OK, TPP doesn't. But that term does.

------
dgrant
A very smart friend of mine on Facebook with lots of ties in the tech industry
described Balsillie as "Canada's Donald Trump."

He says "I’m not a partisan actor, but I actually think this is the worst
thing that the Harper government has done for Canada." The worst?

He says "It’s a treaty that structures everything forever – and we can’t get
out of it." Forever?

Later in the article we find out,

"The deal must be ratified by all 12 countries, and then it would come into
force six months later. It would require a parliamentary vote in Canada.
Alternatively, the treaty can also take effect if it’s ratified by half the
countries representing 85 per cent of the zone’s economy. A country can
withdraw any time, on six months’ notice."
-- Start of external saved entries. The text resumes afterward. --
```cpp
#define RSRGAN_SWITCHES(X) \
  X(GPERSIST,       gpersist,       INT,  3,    ANY,  handle,  "persistent generator recurrences (gpersist.hip): bit 0 the forward launch, bit 1 the BPTT; 0 = the launch-per-phase wavefront") \
  X(DPERSIST,       dpersist,       INT,  3,    ANY,  handle,  "persistent discriminator recurrences (dpersist.hip): bit 0 the forward launch, bit 1 the backward launch") \
  X(DFOLD,          dfold,          BOOL, 1,    ANY,  handle,  "folded small-cell recurrence of the discriminator (one launch per step); 0 = gates + projection") \
  X(TRAIL,          trail,          INT,  1,    ANY,  handle,  "the discriminator's BPTT trailing the generator's inside one launch (k_glstm_bwd_dt); 0 = two launches") \
  X(GRAPHS,         graphs,         BOOL, 1,    ANY,  handle,  "0 = RSRGAN_FLAG_GRAPH is ignored: every segment runs eagerly") \
  X(RCED_IMPLICIT,  rced_implicit,  BOOL, 1,    ANY,  handle,  "implicit-GEMM convolution for every R-CED layer it covers; 0 = patch-matrix GEMMs everywhere") \
  X(DPIPE,          dpipe,          INT,  0,    ANY,  handle,  "D(real) of the D-run ahead on the side stream: > 0 covers labels and lengths, >= 2 a noise_real tensor too (include/rsrgan.h)") \
  X(PAD_ROWS,       pad_rows,       BOOL, 1,    ANY,  process, "pad the batch to a multiple of 32 rows so that the persistent generator recurrences apply; 0 = the caller's row count") \
  X(DW_INKERNEL,    dw_inkernel,    BOOL, 1,    ANY,  process, "the discriminator's weight gradients inside its stand-alone BPTT launch; 0 = GEMM / column-sum launches behind it") \
  X(GP_NP_BWD,      gp_np_bwd,      BOOL, 1,    ANY,  process, "persistent BPTT of an unprojected generator (8 cells per workgroup); 0 = its BPTT takes the launch path") \
  X(GP_NP_NT,       gp_np_nt,       INT,  0,    ANY,  process, "gate tiles per workgroup of the unprojected generator's launches: 2 or 4; 0 = what the resident probe admits") \
  X(GP_NOPROJ,      gp_noproj,      BOOL, 1,    ANY,  process, "persistent forward recurrence for num_proj=None generators (the single-hop form); 0 = launch path") \
  X(GP_RES,         gp_res,         BOOL, 1,    ANY,  process, "res_lstm_l and res_lstm_i inside the persistent launches (the residual sums ride the hand-offs); 0 = launch path") \
  X(GP_TAGS,        gp_tags,        BOOL, 1,    ANY,  process, "ring slots tagged with the parity of the ring pass; 0 = slots re-armed with sentinels") \
  X(GP_NRT,         gp_nrt,         BOOL, 1,    ANY,  process, "a padded generator whose real rows fit one 16-row tile skips the padding tile; 0 = both tiles run") \
  X(DP_NRT,         dp_nrt,         BOOL, 1,    ANY,  process, "the same for the discriminator's halves of the fused launches (only together with GP_NRT); 0 = the padding tile runs") \
  X(GP_SCHED,       gp_sched,       INT,  -1,   ANY,  process, "GPersistArgs::sched 0..3: off-chain work of the forward launch behind the lane's publication; -1 = 3 from 64 rows on, else 0") \
  X(GP_DIN0,        gp_din0,        BOOL, 0,    ANY,  process, "layer 0's input gradient inside k_glstm_bwd (built, bit-stable, measured slower)") \
  X(TRAIL_FWD,      trail_fwd,      BOOL, 1,    ANY,  process, "D(G(x)) trailing the generator's forward recurrence in one launch (k_glstm_fwd_dt); 0 = separate launches") \
// ... 65 lines not shown
```

Measured before the change: 1.330 million.

## Accumulate generator LSTM bias and peephole column sums inside persistent BPTT

Inside the persistent generator BPTT kernel, each lane accumulates the per-cell gate-gradient sums and the peephole products as the steps proceed, with the second cell slot kept in LDS. At the end it reduces them across lanes and writes per-group partials to a workspace. A small finalize kernel then sums over row groups and writes the bias and peephole gradients, replacing the two-pass column-sum launches that reread the stashed gates and cell states. The cost is extra registers, LDS, and arithmetic inside the latency-critical recurrence kernel, and the path can be turned off with GPERSIST bit 2.

```diff
diff --git a/rsrgan_amd/csrc/capi.cpp b/rsrgan_amd/csrc/capi.cpp
--- a/rsrgan_amd/csrc/capi.cpp
+++ b/rsrgan_amd/csrc/capi.cpp
@@ -436,7 +436,7 @@
     *launches = m.prof_fdt_n; *total_us = 0.0; *alg_flops = 0.0;
     return RSRGAN_OK;
   }
-  if (kind >= 4 && kind <= 8 && launches && total_us && alg_flops) {
+  if (kind >= 4 && kind <= 9 && launches && total_us && alg_flops) {
     *launches = m.prof_cnt[kind]; *total_us = 0.0; *alg_flops = 0.0;
     return RSRGAN_OK;
   }
diff --git a/rsrgan_amd/csrc/gpersist.hip b/rsrgan_amd/csrc/gpersist.hip
--- a/rsrgan_amd/csrc/gpersist.hip
+++ b/rsrgan_amd/csrc/gpersist.hip
@@ -889,6 +889,7 @@
 struct GpLdsB {
   unsigned cnt_p[GP_NR], cnt_h[GP_NR], cnt_m[GP_NR], cnt_g[GP_NR], cnt_z[GP_NR], cnt_f[GP_NR], cnt_q[GP_NR], cnt_d[GP_NR], dead, pad_[3];
   float peep[4 * NT][4];
+  float cs1[64][8];
   float car[4][2][GP_NR][64][2];
   float gs[2][GP_NR][2][64][4];
   float st[4][GP_ROWS][4 * NT];
@@ -1179,6 +1180,12 @@
     const float* const pwc = &S.peep[4 * w + q][0];
     float* const dzw = &S.dzB[0][w][lane][0];
     float* const stc = &S.st[0][lr][4 * w + q];
+    float cs[7];
+#pragma unroll
+    for (int k = 0; k < 7; ++k) cs[k] = 0.f;
+    auto cs1_of = [&]() { return &S.cs1[0][0] + (__builtin_amdgcn_mbcnt_hi(~0u, __builtin_amdgcn_mbcnt_lo(~0u, 0u)) << 3); };
+    float* cs1 = cs1_of();
+    if (two) { *reinterpret_cast<f32x4*>(cs1) = f32x4{0.f, 0.f, 0.f, 0.f}; *reinterpret_cast<f32x4*>(cs1 + 4) = f32x4{0.f, 0.f, 0.f, 0.f}; }
     for (int s = 0; s < T; ++s) {
       const int t = T - 1 - s;
 #ifdef GP_TRACE
@@ -1242,6 +1249,16 @@
             *reinterpret_cast<f32x4*>(dzw + (r * NT + 4 * sl) * 256) = dz;
             float* const d = stc + r * 16 * CW + sl * 16;
             d[0 * GP_ROWS * CW] = dz[0]; d[1 * GP_ROWS * CW] = dz[1]; d[2 * GP_ROWS * CW] = dz[2]; d[3 * GP_ROWS * CW] = dz[3];
+            if (sl == 0) {
+              cs[0] += dz[0]; cs[1] += dz[1]; cs[2] += dz[2]; cs[3] += dz[3];
+              cs[4] += dz[0] * cp; cs[5] += dz[2] * cp; cs[6] += dz[3] * cc;
+            } else {
+              cs1 = cs1_of();
+              f32x4 u0 = *reinterpret_cast<const f32x4*>(cs1), u1 = *reinterpret_cast<const f32x4*>(cs1 + 4);
+              u0 += dz;
+              u1[0] += dz[0] * cp; u1[1] += dz[2] * cp; u1[2] += dz[3] * cc;
+              *reinterpret_cast<f32x4*>(cs1) = u0; *reinterpret_cast<f32x4*>(cs1 + 4) = u1;
+            }
           }
         }
         asm volatile("s_waitcnt vmcnt(0)" ::: "memory");
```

So not only can we get out, but it's not forever if you can get out. So
Balsillie is full of $hit, alarmist, and possibly still butthurt over losing
out to a patent troll that RIM never took seriously enough.

------
nisse72
> “It’s a treaty that structures everything forever – and we can’t get out of
> it.”

> he noted treaties like this one set rules that must be followed forever

But a few lines further down:

> A country can withdraw any time, on six months’ notice.

I'm confused; which is it?

------
XFrequentist
I'd love to see the TPP text annotated on Genius (or a similar site). Is that
a thing?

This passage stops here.